Another great milestone in pain research came in 1971 from the laboratory of John C. Liebeskind at the University of California, Los Angeles, with the discovery that stimulation of the midbrain area called the PAG (periaqueductal gray) produced pain in animals, but reducing the stimulation produced analgesia. Liebeskind suggested that the effect was similar to the analgesia produced by opiates, and his group went on to show the effect was blocked by the opioid antagonist naloxone. This work led to the later discovery of the opiate receptor in 1973 by Lars Terenius of Uppsala University and its unequivocal measurement by Solomon Snyder and Candace Pert at Johns Hopkins University that same year. The first endogenous opioid, enkephalin, was discovered and characterized in 1975 by Hans Kosterlitz and his coworkers at the University of Aberdeen, Scotland. And so was born modern pain pharmacology.

The Scope of the Pain Problem

The number of individuals adversely affected by pain in its many manifestations is impressively large. Several estimates are presented to provide some perspective on the scope of the problem and attendant market opportunities for companies active in the field:

·        Pain is a condition that afflicts approximately 86 million Americans, causing losses to US business and industry of about $90 billion (American Chronic Pain Association, 2001)
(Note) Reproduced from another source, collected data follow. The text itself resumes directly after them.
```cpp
class LapsharpFilter : public BurstFilter
{
public:
    LapsharpFilter(hbhip_ctx *c, const hbhip_lapsharp_params &p) : BurstFilter(c), par(p)
    {
        for (int pl = 0; pl < 3; pl++)
        {
            mix_fast[pl] = LAP_TABLE[par.kernel[pl]].size == 3 && lap_float_mix_cached(par.kernel[pl], par.strength[pl], mix_k[pl], mix_f[pl]);
            rows3 &= LAP_TABLE[par.kernel[pl]].size == 3;
        }
    }
    template <class P>
    void fill_plane(P &p, const DevPicture *in, const DevPicture *out, int c) const
    {
        p.width = in->width[c]; p.height = in->height[c];
        p.src_pitch = in->pitch[c]; p.dst_pitch = out->pitch[c];
        const int hb_stride = in_is_dev ? hbhip_align_up(in->width[c] * in->bps, 64) / in->bps : in_stride[c] / in->bps;
        p.stride_border = (hb_stride - in->width[c]) / 2;
        p.valid_w = in_is_dev ? in->width[c] : (1 << 30);
        p.coef = LAP_TABLE[par.kernel[c]].coef; p.strength = par.strength[c];
    }
    int process_many(DevPicture *const *ins, DevPicture *const *outs, int n) override
    {
        return hbhip_for_each_run(ctx, ins, outs, n, LS_FRAMES, [&](int at, int nf) {
            if (!rows3) return hbhip_each_frame(ins, outs, at, nf, [&](DevPicture *in, DevPicture *out) { return one_frame(in, out); });
            LapBatch3 B;
            int max_w = 0, max_h = 0;
            for (int c = 0; c < 3; c++)
            {
                const LapKernel &k = LAP_TABLE[par.kernel[c]];
                LapPlane3 &P = B.pl[c];
                fill_plane(P, ins[at], outs[at], c);
                P.a = k.tap[0]; P.b = k.tap[1]; P.c = k.tap[4];
                P.active = 1;
                P.fast = in_geo.bps == 1 && mix_fast[c]; P.kinv = mix_k[c]; P.mixf = mix_f[c];
                max_w = std::max(max_w, P.width); max_h = std::max(max_h, P.height);
                for (int f = 0; f < nf; f++)
                {
                    B.src[f][c] = ins[at + f]->plane[c];
                    B.dst[f][c] = outs[at + f]->plane[c];
                }
            }
            const int rows = LS_BY * (in_geo.bps == 1 ? LS_ROWS : LS_ROWS16);
            const dim3 grid(hbhip_grid_x(((max_w + 3) / 4 + LS_BX - 1) / LS_BX), (max_h + rows - 1) / rows, 3 * nf);
            if (in_geo.bps == 1) HBHIP_LAUNCH(ctx, "lapsharp_3x3", lapsharp3_rows_kernel, grid, dim3(LS_BX, LS_BY), 0, B);
            else                 HBHIP_LAUNCH(ctx, "lapsharp_3x3", lapsharp3_rows16_kernel, grid, dim3(LS_BX, LS_BY), 0, B, (1 << in_geo.depth) - 1);
            return HBHIP_OK;
        });
    }
    int one_frame(DevPicture *in, DevPicture *out)
    {
        for (int size : {3, 5})
        {
            LapArgs3 all;
            int n = 0, max_w = 0, max_h = 0;
            for (int c = 0; c < 3; c++)
            {
                const LapKernel &k = LAP_TABLE[par.kernel[c]];
                if (k.size != size) continue;
                LapArgs &a = all.p[n++];
                a.src = in->plane[c]; a.dst = out->plane[c];
                fill_plane(a, in, out, c);
                for (int i = 0; i < 25; i++) a.tap[i] = k.tap[i];
                max_w = std::max(max_w, a.width); max_h = std::max(max_h, a.height);
            }
            if (n == 0) continue;
            const char *name = size == 3 ? "lapsharp_3x3" : "lapsharp_5x5";
            if (in->bps == 2)
            {
                const dim3 grid(((max_w + 1) / 2 + 255) / 256, max_h, n);
                const int max_value = (1 << in_geo.depth) - 1;
                if (size == 3) HBHIP_LAUNCH(ctx, name, lapsharp16_kernel<3>, grid, dim3(256), 0, all, max_value);
                else           HBHIP_LAUNCH(ctx, name, lapsharp16_kernel<5>, grid, dim3(256), 0, all, max_value);
            }
            else
            {
                const dim3 grid(((max_w + 3) / 4 + 255) / 256, max_h, n);
                if (size == 3) HBHIP_LAUNCH(ctx, name, lapsharp_kernel<3>, grid, dim3(256), 0, all);
                else           HBHIP_LAUNCH(ctx, name, lapsharp_kernel<5>, grid, dim3(256), 0, all);
            }
        }
        return HBHIP_OK;
    }
    hbhip_lapsharp_params par;
    bool  rows3 = true;
    bool  mix_fast[3] = {};
    int   mix_k[3] = {};
    float mix_f[3] = {};
};

static void binomial_row(int steps, uint32_t *coef, int len)
{
    for (int i = 0; i < len; i++) coef[i] = 0;
    coef[0] = 1;
// ... 148 lines not shown
```

Measured before the change: 9792 output frames/s.

## Add row-walking decomb EEDI2+yadif kernel and wide DPP/udot4 lapsharp kernel

Adds a decomb kernel where each thread walks several field rows of the EEDI2+yadif path, keeping cur/prev/next and temporal rows in registers and also writing the copied field line. This cuts redundant global loads and per-row setup. Separately, adds a wide 3x3 lapsharp kernel that covers 8 pixels per thread, shares horizontal neighbours across lanes via DPP, and computes row sums with udot4/alignbyte. Both are gated by runtime checks (8-bit input, tap signs, alignment) and fall back to the old kernels otherwise. The price is higher register pressure and fewer threads in flight.

```diff
diff --git a/handbrake_amd/csrc/decomb.hip b/handbrake_amd/csrc/decomb.hip
--- a/handbrake_amd/csrc/decomb.hip
+++ b/handbrake_amd/csrc/decomb.hip
@@ -81,18 +81,13 @@
 }
 
 template <typename PIX>
-__global__ __launch_bounds__(256) void decomb_plane4_kernel(DecombBatch B, int maxv)
+__device__ __forceinline__ void decomb_row4(const DecombBatch &B, const DecombFrame &F, int pl, int x, int y, int maxv)
 {
     typedef Px4<PIX> X4;
     typedef typename X4::T T;
     typedef W12<PIX> WIN;
-    const int pl = blockIdx.z % 3;
-    const DecombFrame &F = B.f[blockIdx.z / 3];
     const int w = B.w[pl], h = B.h[pl], st = B.pitch[pl];
     const int pitch_s = st / (int)sizeof(PIX);
-    const int x = 4 * (blockIdx.x * blockDim.x + threadIdx.x);
-    const int y = blockIdx.y * blockDim.y + threadIdx.y;
-    if (x >= w || y >= h) return;
     const uint8_t *cb = F.cur[pl];
     const uint8_t *crow = cb + (size_t)y * st;
     uint8_t *orow = F.dst[pl] + (size_t)y * B.dst_pitch[pl];
@@ -247,6 +242,95 @@
     store(X4::pack(o4));
 }
 
+template <typename PIX>
+__global__ __launch_bounds__(256) void decomb_plane4_kernel(DecombBatch B, int maxv)
+{
+    const int pl = blockIdx.z % 3;
+    const int x = 4 * (blockIdx.x * blockDim.x + threadIdx.x);
+    const int y = blockIdx.y * blockDim.y + threadIdx.y;
+    if (x >= B.w[pl] || y >= B.h[pl]) return;
+    decomb_row4<PIX>(B, B.f[blockIdx.z / 3], pl, x, y, maxv);
+}
+
+#ifndef DW_R_N
+#define DW_R_N 8
+#endif
+constexpr int DW_R = DW_R_N;
+
+__global__ __launch_bounds__(256) void decomb_rowwalk8_kernel(DecombBatch B, int maxv)
+{
+    typedef Px4<uint8_t> X4;
+    const int pl = blockIdx.z % 3;
+    const DecombFrame &F = B.f[blockIdx.z / 3];
+    const int w = B.w[pl], h = B.h[pl], st = B.pitch[pl], dst_st = B.dst_pitch[pl];
+    const int x = 4 * (blockIdx.x * blockDim.x + threadIdx.x);
+    const int ys = (blockIdx.y * blockDim.y + threadIdx.y) * (2 * DW_R);
+    if (x >= w || ys >= h) return;
+    const int y0 = ys + (F.parity ? 0 : 1);
+    const bool walk = (F.mode & M_EEDI2) && (F.mode & M_YADIF) && !B.ff && y0 >= 3 && y0 + 2 * (DW_R - 1) <= h - 4;
+    if (!walk)
+    {
+        for (int r = 0; r < 2 * DW_R && ys + r < h; r++) decomb_row4<uint8_t>(B, F, pl, x, ys + r, maxv);
+        return;
+    }
+    auto dw = [&](const uint8_t *base, int y, int pitch) { return *reinterpret_cast<const uint32_t *>(base + (size_t)y * pitch + x); };
+    auto store = [&](int y, uint32_t v) {
+        uint8_t *o = F.dst[pl] + (size_t)y * dst_st + x;
+        if (x + 3 < w) *reinterpret_cast<uint32_t *>(o) = v;
+        else for (int k = 0; k < 4 && x + k < w; k++) o[k] = (uint8_t)X4::get(v, k);
+    };
+    const uint8_t *p2base = F.field_parity ? F.prev[pl] : F.cur[pl], *n2base = F.field_parity ? F.cur[pl] : F.next[pl];
+    uint32_t cu[DW_R + 1], pv[DW_R + 1], nx[DW_R + 1], p2[DW_R + 2], n2[DW_R + 2], gs[DW_R];
+#pragma unroll
+    for (int i = 0; i < DW_R + 1; i++)
+    {
+        cu[i] = dw(F.cur[pl], y0 - 1 + 2 * i, st); pv[i] = dw(F.prev[pl], y0 - 1 + 2 * i, st); nx[i] = dw(F.next[pl], y0 - 1 + 2 * i, st);
+    }
+#pragma unroll
+    for (int i = 0; i < DW_R + 2; i++) { p2[i] = dw(p2base, y0 - 2 + 2 * i, st); n2[i] = dw(n2base, y0 - 2 + 2 * i, st); }
+#pragma unroll
+    for (int i = 0; i < DW_R; i++) gs[i] = dw(F.guess[pl], y0 + 2 * i, B.guess_pitch[pl]);
+
+    int cc[4], a_pu[4], a_nu[4], b[4], d[4], td0[4];
+#pragma unroll
+    for (int k = 0; k < 4; k++)
+    {
+        cc[k] = X4::get(cu[0], k);
+        a_pu[k] = abs(X4::get(pv[0], k) - cc[k]);
+        a_nu[k] = abs(X4::get(nx[0], k) - cc[k]);
+        b[k] = (X4::get(p2[0], k) + X4::get(n2[0], k)) >> 1;
+        d[k] = (X4::get(p2[1], k) + X4::get(n2[1], k)) >> 1;
+        td0[k] = abs(X4::get(p2[1], k) - X4::get(n2[1], k));
+    }
+#pragma unroll
+    for (int i = 0; i < DW_R; i++)
+    {
+        const int y = y0 + 2 * i;
+        int o4[4];
+#pragma unroll
+        for (int k = 0; k < 4; k++)
+        {
+            const int e = X4::get(cu[i + 1], k);
+            const int a_pd = abs(X4::get(pv[i + 1], k) - e), a_nd = abs(X4::get(nx[i + 1], k) - e);
+            const int P2 = X4::get(p2[i + 2], k), N2 = X4::get(n2[i + 2], k);
+            const int f = (P2 + N2) >> 1;
+            const int td1 = (a_pu[k] + a_pd) >> 1, td2 = (a_nu[k] + a_nd) >> 1;
+            int diff = max3i(td0[k] >> 1, td1, td2);
+            int pred = X4::get(gs[i], k);
+            const int mx = max3i(d[k] - e, d[k] - cc[k], min(b[k] - cc[k], f - e));
+            const int mn = min3i(d[k] - e, d[k] - cc[k], max(b[k] - cc[k], f - e));
+            diff = max3i(diff, mn, -mx);
+            if (pred > d[k] + diff)      pred = d[k] + diff;
+            else if (pred < d[k] - diff) pred = d[k] - diff;
+            o4[k] = pred;
+            cc[k] = e; a_pu[k] = a_pd; a_nu[k] = a_nd; b[k] = d[k]; d[k] = f; td0[k] = abs(P2 - N2);
+        }
+        store(y, X4::pack(o4));
+        if (F.parity) store(y + 1, cu[i + 1]);
+        else          store(y - 1, cu[i]);
+    }
+}
+
 
 template <typename PIX>
 __global__ __launch_bounds__(256) void bwdif_kernel(DecombArgs a, int field_end, int clip_max)
@@ -524,7 +608,14 @@
             for (int k = 0; k < B.n; k++) B.f[k] = gathered[i0 + k];
             const dim3 block(64, 4), grid(hbhip_grid_x((B.w[0] + 255) / 256), (B.h[0] + 3) / 4, 3 * B.n);
             const int maxv = (1 << in_geo.depth) - 1;
-            if (ff_yadif)
+            bool walk = !ff_yadif && in_geo.bps == 1;
+            for (int k = 0; k < B.n; k++) walk &= (B.f[k].mode & M_EEDI2) && (B.f[k].mode & M_YADIF) && B.f[k].guess[0];
+            if (walk)
+            {
+                const dim3 wgrid(grid.x, (B.h[0] + 8 * DW_R - 1) / (8 * DW_R), grid.z);
+                HBHIP_LAUNCH(lc, "decomb_plane", decomb_rowwalk8_kernel, wgrid, block, 0, B, maxv);
+            }
+            else if (ff_yadif)
             {
                 if (in_geo.bps == 2) HBHIP_LAUNCH(lc, "yadif", decomb_plane4_kernel<uint16_t>, grid, block, 0, B, maxv);
                 else                 HBHIP_LAUNCH(lc, "yadif", decomb_plane4_kernel<uint8_t>, grid, block, 0, B, maxv);
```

·        One in three American adults loses more than 20 hours of sleep each month due to pain (American Chronic Pain Association, 2001)

·        One in six Americans suffers from arthritis, and 26 million of those are women (American Pain Association, 2001)

·        Back pain is the leading cause of disability in Americans under 45 years old; more than 26 million Americans between the ages of 20 and 64 will have back pain during their lifetime (American Pain Association, 2001)

·        Migraine headaches afflict about 28 million people aged 12 and older (about 13% of the population) in the US. More than half of these individuals have never received a physician diagnosis of migraine and most are not receiving the most appropriate treatment (National Headache Foundation, 2001)

A major chronic pain survey in Australia3 involved more than 17,000 interviews with subjects randomly chosen by telephone number. Chronic pain was reported by 17.1% of males and 20.0% of females. Eleven percent of males and 13.5% of females reported some degree of impairment of daily activities associated with their pain. Although the incidence of pain clearly increased with age, younger respondents with chronic pain were proportionately most likely to report that pain interfered with their activities (84.3% of females and 75.9% of males). There were strong associations between having chronic pain and receiving disability benefits (p < 0.001) and being unemployed due to health reasons (p < 0.001).

References

1. Mitchell, S.W., Injuries of Nerves and Their Consequences, (Philadelphia: J.B. Lippincott, 1872).

2. Melzack, R., and Wall, P., “Pain Mechanisms: A New Theory,” Science 150:171–9, 1965.

3. Blyth, F.M., et al., “Chronic Pain in Australia: A Prevalence Study,” Pain 89:127–34, 2001.

This article is adapted from the Introduction to D&MD Report’s “Pain Therapeutics: A New Era of Research Innovations and Commercial Opportunities,” by Ken Rubenstein, PhD. For more information on this market analysis report, including how to order a copy, please click here.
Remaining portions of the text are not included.